— Goal of the exercise —
For the word "while", find each line in the entries where it occurs and copy that line.

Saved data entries

>>

## Speculate diagonal run after gap close in traceback; reload T for newly active blocks

The warp-parallel traceback now splits the 32 half-wave lanes while in a gap state. The first G lanes probe continuation of the gap, and the remaining lanes speculatively probe the diagonal run that would follow if the gap ends immediately. When the gap closes at once, a whole match run is consumed in the same iteration, which cuts serial traceback iterations. Gap runs are capped at G per iteration, which can add iterations on long gaps. Separately, the band kernel reloads the target bytes for column blocks that become active after being skipped, so T stays correct when skipping is active.

After: 3.812 (median of 6 runs). About the same (+1.4%).

```diff
diff --git a/minimap2_amd/csrc/ksw_band.hip b/minimap2_amd/csrc/ksw_band.hip
--- a/minimap2_amd/csrc/ksw_band.hip
+++ b/minimap2_amd/csrc/ksw_band.hip
@@ -101,6 +101,7 @@
 #pragma unroll
 		for (int c = 0; c < NB; ++c) T[c] = Q[c] = 0x00040004u, U[c] = V[c] = X[c] = Y[c] = X2[c] = Y2[c] = DE[c] = 0u;
 		uint32_t eV = S_OPEN, eX = K.nqe_x, eX2 = K.nqe2_x, oU = S_OPEN, oY = K.nqe_y, oY2 = K.nqe2_y;
+		uint32_t need_before = 0;
 		auto row_pair = [&](const int r0, auto border_tag) {
 			constexpr bool BORDER = decltype(border_tag)::value;
 			uint32_t need = (1u << NB) - 1u;
@@ -125,7 +126,7 @@
 					if (!(need >> c & 1u)) continue;
 					const int lp = c * 64 + lane;
 					Q[c] = *(const uint32_t *)(qbytes + ((uint32_t)(4 * (hr + QOFF - 64 * c)) - lane4));
-					if (r0 == 0) T[c] = *(const uint32_t *)(tbytes + ((uint32_t)(256 * c) + lane4));
+					if (r0 == 0 || (NB > 1 && !(need_before >> c & 1u))) T[c] = *(const uint32_t *)(tbytes + ((uint32_t)(4 * (hr + 64 * c)) + lane4));
 					uint32_t vp, xp, x2p;
 					if (c > 0) vp = dpp_shr1u(gf_ror1(V[c - 1]), V[c]), xp = dpp_shr1u(gf_ror1(X[c - 1]), X[c]), x2p = dpp_shr1u(gf_ror1(X2[c - 1]), X2[c]);
 					else vp = eV = dpp_shr1u(eV, V[0]), xp = eX = dpp_shr1u(eX, X[0]), x2p = eX2 = dpp_shr1u(eX2, X2[0]);
@@ -163,6 +164,7 @@
 					*(uint32_t *)((uint8_t *)prow + c * 256 + lane4) = __builtin_amdgcn_perm(d, DE[c], 0x06040200u);
 				}
 			}
+			need_before = need;
 		};
 		int r0 = 0;
 		for (; r0 < rows_run && r0 <= r_border_end; r0 += 2) row_pair(r0, std::true_type());
diff --git a/minimap2_amd/csrc/ksw_gapfill_dev.hpp b/minimap2_amd/csrc/ksw_gapfill_dev.hpp
--- a/minimap2_amd/csrc/ksw_gapfill_dev.hpp
+++ b/minimap2_amd/csrc/ksw_gapfill_dev.hpp
@@ -274,6 +274,7 @@
 	u = un, v = vn, d = e;
 }
 
+constexpr int GF_TB_GAP_LANES = 8;
 __device__ __forceinline__ void gf_cig_push(FastCig &g, uint32_t op, int len, bool writer)
 {
 	const bool same = g.n > 0 && op == (g.last & 0xf);
@@ -286,27 +287,35 @@
 __device__ __forceinline__ void gf_traceback(bool start, int i, int j, DIR dir_at, FastCig &g)
 {
 	const int lane = (int)(threadIdx.x & 63), hl = lane & 31, hbase = lane & 32;
+	constexpr int G = GF_TB_GAP_LANES;
 	const bool writer = hl == 0;
+	const int sk = hl - G;
 	int state = 0;
 	bool live = start && i >= 0 && j >= 0;
 	while (__ballot(live) != 0ull) {
 		const int di = (state == 2 || state == 4) ? 0 : 1, dj = (state == 1 || state == 3) ? 0 : 1;
-		const int ii = i - hl * di, jj = j - hl * dj;
+		const bool gap_lane = state != 0 && hl < G, along = state == 0 || hl < G;
+		const int ii = i - (along ? hl * di : sk), jj = j - (along ? hl * dj : sk);
 		const bool valid = live && ii >= 0 && jj >= 0;
 		const int tmp = valid ? dir_at(ii, jj) : 0;
-		const bool cont = valid && (state == 0 ? (tmp & 7) == 0 : (tmp >> (state + 2) & 1) != 0);
+		const bool cont = valid && (gap_lane ? (tmp >> (state + 2) & 1) != 0 : (tmp & 7) == 0);
 		const unsigned long long bal = __ballot(cont);
 		const uint32_t mine = hbase ? (uint32_t)(bal >> 32) : (uint32_t)bal;
-		const int run = mine == 0xffffffffu ? 32 : __builtin_ctz(~mine);
-		const int stop = __shfl(tmp, hbase + (run & 31), 64);
+		const int run_a = mine == 0xffffffffu ? 32 : __builtin_ctz(~mine);
+		const int run = state != 0 && run_a > G ? G : run_a;
+		const int run_s = __builtin_ctz(~(mine >> G));
+		const bool spec = state != 0 && run == 0 && run_s > 0;
+		const int len1 = spec ? run_s : run, last = spec ? G + run_s : run;
+		const bool seen = spec ? run_s < 32 - G : run < (state != 0 ? G : 32);
+		const int stop = __shfl(tmp, hbase + (last & 31), 64);
 		if (live) {
-			int ni = i - run * di, nj = j - run * dj;
-			const uint32_t op1 = state == 0 ? 0u : dj == 0 ? 2u : 1u;
-			const bool step = run < 32 && ni >= 0 && nj >= 0;
-			const int ns = step ? (stop & 7) : state;
+			int ni = i - (spec ? len1 : run * di), nj = j - (spec ? len1 : run * dj);
+			const uint32_t op1 = (state == 0 || spec) ? 0u : dj == 0 ? 2u : 1u;
+			const bool step = seen && ni >= 0 && nj >= 0;
+			const int ns = step ? (stop & 7) : spec ? 0 : state;
 			const int si = (ns == 2 || ns == 4) ? 0 : 1, sj = (ns == 1 || ns == 3) ? 0 : 1;
 			const uint32_t op2 = ns == 0 ? 0u : sj == 0 ? 2u : 1u;
-			gf_cig_push(g, op1, run, writer);
+			gf_cig_push(g, op1, len1, writer);
 			gf_cig_push(g, op2, step ? 1 : 0, writer);
 			i = step ? ni - si : ni, j = step ? nj - sj : nj, state = ns;
 			live = i >= 0 && j >= 0;
```
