template <bool QUADS, bool WIDE = false>
CG_DEV void composite_mcus_422(PixelState &t, const ImageDesc &d, uint8_t *wave_slots, uint32_t lane)
{
    const McuTarget g = mcu_target(t, d);
    if (!QUADS) {
        if (g.whole) {
#pragma unroll
            for (uint32_t row = 0; row < 8; row++) {
#pragma unroll
                for (uint32_t q = 0; q < 4; q++)
                    store_pixels<false>(g.base + size_t(row) * d.out_pitch + q * 16u,
                                 rgba_quad(t.px[q >> 1][row * 2u + (q & 1u)], t.px[2][row * 2u + (q >> 1)] >> ((q & 1u) * 16u),
                                           t.px[3][row * 2u + (q >> 1)] >> ((q & 1u) * 16u)));
            }
        } else if (t.active) {
            composite_edge_mcu(d, t.px, t.mx, t.my);
        }
        pixel_next_mcu(t, d);
        return;
    }
    const uint64_t addr = reinterpret_cast<uint64_t>(g.base);
    const uint32_t lo = uint32_t(addr), hi = uint32_t(addr >> 32), wh = g.whole ? 1u : 0u;
    uint8_t *slot = wave_slots + lane * kDuSlotBytes;
    if (WIDE) {
        uint8_t *from[4] = {
            reinterpret_cast<uint8_t *>(uint64_t(wave_lane<0>(hi, lane)) << 32 | wave_lane<0>(lo, lane)),
            reinterpret_cast<uint8_t *>(uint64_t(wave_lane<1>(hi, lane)) << 32 | wave_lane<1>(lo, lane)),
            reinterpret_cast<uint8_t *>(uint64_t(wave_lane<2>(hi, lane)) << 32 | wave_lane<2>(lo, lane)),
            reinterpret_cast<uint8_t *>(uint64_t(wave_lane<3>(hi, lane)) << 32 | wave_lane<3>(lo, lane)),
        };
        const uint32_t mask = wave_lane<0>(wh, lane) | wave_lane<1>(wh, lane) << 1 | wave_lane<2>(wh, lane) << 2 | wave_lane<3>(wh, lane) << 3;
        if (__builtin_amdgcn_ballot_w64(mask != 0xfu) == 0u) {
#pragma unroll
            for (uint32_t row = 0; row < 8; row++) {
                composite_row_to_slot(t.px, row, slot);
                composite_row_from_wave(d, wave_slots, lane, row, from, 0xfu);
                __builtin_amdgcn_sched_barrier(0);
            }
        } else {
#pragma unroll
            for (uint32_t row = 0; row < 8; row++) {
                composite_row_to_slot(t.px, row, slot);
                composite_row_from_wave(d, wave_slots, lane, row, from, mask);
                __builtin_amdgcn_sched_barrier(0);
            }
        }
        zero_slot(slot);
        if (t.active && !g.whole)
            composite_edge_mcu(d, t.px, t.mx, t.my);
        pixel_next_mcu(t, d);
        return;
    }
    uint8_t *bases[4] = {
        reinterpret_cast<uint8_t *>(uint64_t(quad_lane<0>(hi)) << 32 | quad_lane<0>(lo)),
        reinterpret_cast<uint8_t *>(uint64_t(quad_lane<1>(hi)) << 32 | quad_lane<1>(lo)),
        reinterpret_cast<uint8_t *>(uint64_t(quad_lane<2>(hi)) << 32 | quad_lane<2>(lo)),
        reinterpret_cast<uint8_t *>(uint64_t(quad_lane<3>(hi)) << 32 | quad_lane<3>(lo)),
    };
    const uint32_t whole_mask = quad_lane<0>(wh) | quad_lane<1>(wh) << 1 | quad_lane<2>(wh) << 2 | quad_lane<3>(wh) << 3;
#if CG_EXP == 15
    if (__builtin_amdgcn_ballot_w64(whole_mask != 0xfu) == 0u) {
        uint8_t *left[4] = {bases[0] - 64, bases[1] - 64, bases[2] - 64, bases[3] - 64};
#pragma unroll
        for (uint32_t row = 0; row < 8; row++) {
            composite_row_to_slot(t.px, row, slot);
            if (t.mx & 1u) {
                composite_row_from_quad(d, wave_slots, lane, row, left, 0xfu);
                composite_row_from_quad(d, wave_slots, lane, row, bases, 0xfu);
            }
            __builtin_amdgcn_sched_barrier(0);
        }
    } else
#endif
    if (__builtin_amdgcn_ballot_w64(whole_mask != 0xfu) == 0u) {
#pragma unroll
        for (uint32_t row = 0; row < 8; row++) {
            composite_row_to_slot(t.px, row, slot);
            composite_row_from_quad(d, wave_slots, lane, row, bases, 0xfu);
            __builtin_amdgcn_sched_barrier(0);
        }
    } else {
#pragma unroll
        for (uint32_t row = 0; row < 8; row++) {
            composite_row_to_slot(t.px, row, slot);
            composite_row_from_quad(d, wave_slots, lane, row, bases, whole_mask);
            __builtin_amdgcn_sched_barrier(0);
        }
    }
    zero_slot(slot);
    if (t.active && !g.whole)
        composite_edge_mcu(d, t.px, t.mx, t.my);
    pixel_next_mcu(t, d);
}

struct NothingAhead {
    CG_DEV void at(uint32_t, uint32_t) {}
    CG_DEV void decoded(uint32_t, uint32_t) {}
};

template <class AHEAD, bool WIDE = false, bool RECORDS = false>
CG_DEV void decode_wave_fused_422(const ImageDesc &d, const HuffShared &s, uint32_t interval, uint32_t lane, AHEAD &ahead)
{
    const bool active = interval < d.total_intervals;
    interval = active ? interval : d.total_intervals - 1u;
    uint8_t *slot = s.du_slots + lane * kDuSlotBytes;
    int16_t *slot16 = reinterpret_cast<int16_t *>(slot);
    zero_slot(slot);

    EntropyState e;
    PixelState t;
    if (RECORDS)
        entropy_init_from_record(e, d, s, interval);
    else
        entropy_init(e, d, s, interval);
    pixel_init(t, d, interval, active);
    __builtin_amdgcn_s_setprio(CG_PRIO_ENTROPY);

#if defined(CG_STAMPS) && defined(__HIP_DEVICE_COMPILE__)
#define CG_STAMP(acc) do { const uint64_t now_ = __builtin_readcyclecounter(); acc += now_ - tprev; tprev = now_; } while (0)
    uint64_t tprev = __builtin_readcyclecounter(), t_dc = 0, t_ac = 0, t_idct = 0, t_comp = 0;
#else
#define CG_STAMP(acc) do { } while (0)
#endif
    const uint32_t du_total = d.restart_interval * 4u;
#pragma unroll 1
    for (uint32_t du = 0; du < du_total; du++) {
        const uint32_t k = du & 3u;
        const uint32_t comp = k < 2u ? 0u : k - 1u;
        ahead.at(du, du_total);
        const int32_t dc = entropy_data_unit(e, d, s, comp, slot16);
        CG_STAMP(t_ac);
        ahead.decoded(du, du_total);
        __builtin_amdgcn_s_setprio(CG_PRIO_IDCT);
        pixel_transform(t, d, comp, k, slot, dc);
        CG_STAMP(t_idct);
        if (k == 3u) {
            __builtin_amdgcn_s_setprio(CG_PRIO_COMPOSITE);
            composite_mcus_422<true, WIDE>(t, d, s.du_slots, lane);
            CG_STAMP(t_comp);
        }
        __builtin_amdgcn_s_setprio(CG_PRIO_ENTROPY);
    }
#if defined(CG_STAMPS) && defined(__HIP_DEVICE_COMPILE__)
    if (lane == 0 && d.dc) {
        uint64_t *o = reinterpret_cast<uint64_t *>(d.dc) + size_t(interval / 64u) * 4u;
        o[0] = t_dc;
        o[1] = t_ac;
        o[2] = t_idct;
        o[3] = t_comp;
    }
#endif
}

CG_DEV void decode_wave_fused_422(const ImageDesc &d, const HuffShared &s, uint32_t interval, uint32_t lane)
{
    NothingAhead none;
    decode_wave_fused_422(d, s, interval, lane, none);
}

CG_DEV void decode_wave_fused_422_stream(const ImageDesc &d, const HuffShared &s, uint32_t nrows, uint32_t stage_after, uint32_t stage_below,
                                         uint32_t interval, uint32_t lane)
{
    const bool active = interval < d.total_intervals;
    interval = active ? interval : d.total_intervals - 1u;
    uint8_t *slot = s.du_slots + lane * kDuSlotBytes;
    int16_t *slot16 = reinterpret_cast<int16_t *>(slot);
    zero_slot(slot);

    EntropyState e;
    PixelState t;
    stream_lane_init(e, d, s, nrows, interval, lane);
    pixel_init(t, d, interval, active);
    stream_rows_landed();
    __builtin_amdgcn_s_setprio(CG_PRIO_ENTROPY);

    const uint32_t du_total = d.restart_interval * 4u;
#pragma unroll 1
    for (uint32_t du = 0; du < du_total; du++) {
        const uint32_t k = du & 3u;
        const uint32_t comp = k < 2u ? 0u : k - 1u;
        const int32_t dc = entropy_data_unit<true>(e, d, s, comp, slot16, lane);
        bool stage = ((stage_after | 8u) >> k & 1u) != 0u && du + 1u < du_total;
        if (stage)
            stage = wave_any(stream_wants_rows(e, d, s, lane, stage_below));
        if (stage)
            stream_restage(e, d, s, nrows, lane);
        __builtin_amdgcn_s_setprio(CG_PRIO_IDCT);
        pixel_transform(t, d, comp, k, slot, dc);
        if (stage)
            stream_rows_landed();
        if (k == 3u) {
            __builtin_amdgcn_s_setprio(CG_PRIO_COMPOSITE);
            composite_mcus_422<true>(t, d, s.du_slots, lane);
        }
        __builtin_amdgcn_s_setprio(CG_PRIO_ENTROPY);
    }
}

<<

— Result —
The warp-parallel traceback now splits the 32 half-wave lanes while in a gap state. The first G lanes probe continuation of the gap, and the remaining lanes speculatively probe the diagonal run that would follow if the gap ends immediately. When the gap closes at once, a whole match run is consumed in the same iteration, which cuts serial traceback iterations. Gap runs are capped at G per iteration, which can add iterations on long gaps. Separately, the band kernel reloads the target bytes for column blocks that become active after being skipped, so T stays correct when skipping is active.
 	while (__ballot(live) != 0ull) {
#define CG_STAMP(acc) do { const uint64_t now_ = __builtin_readcyclecounter(); acc += now_ - tprev; tprev = now_; } while (0)
#define CG_STAMP(acc) do { } while (0)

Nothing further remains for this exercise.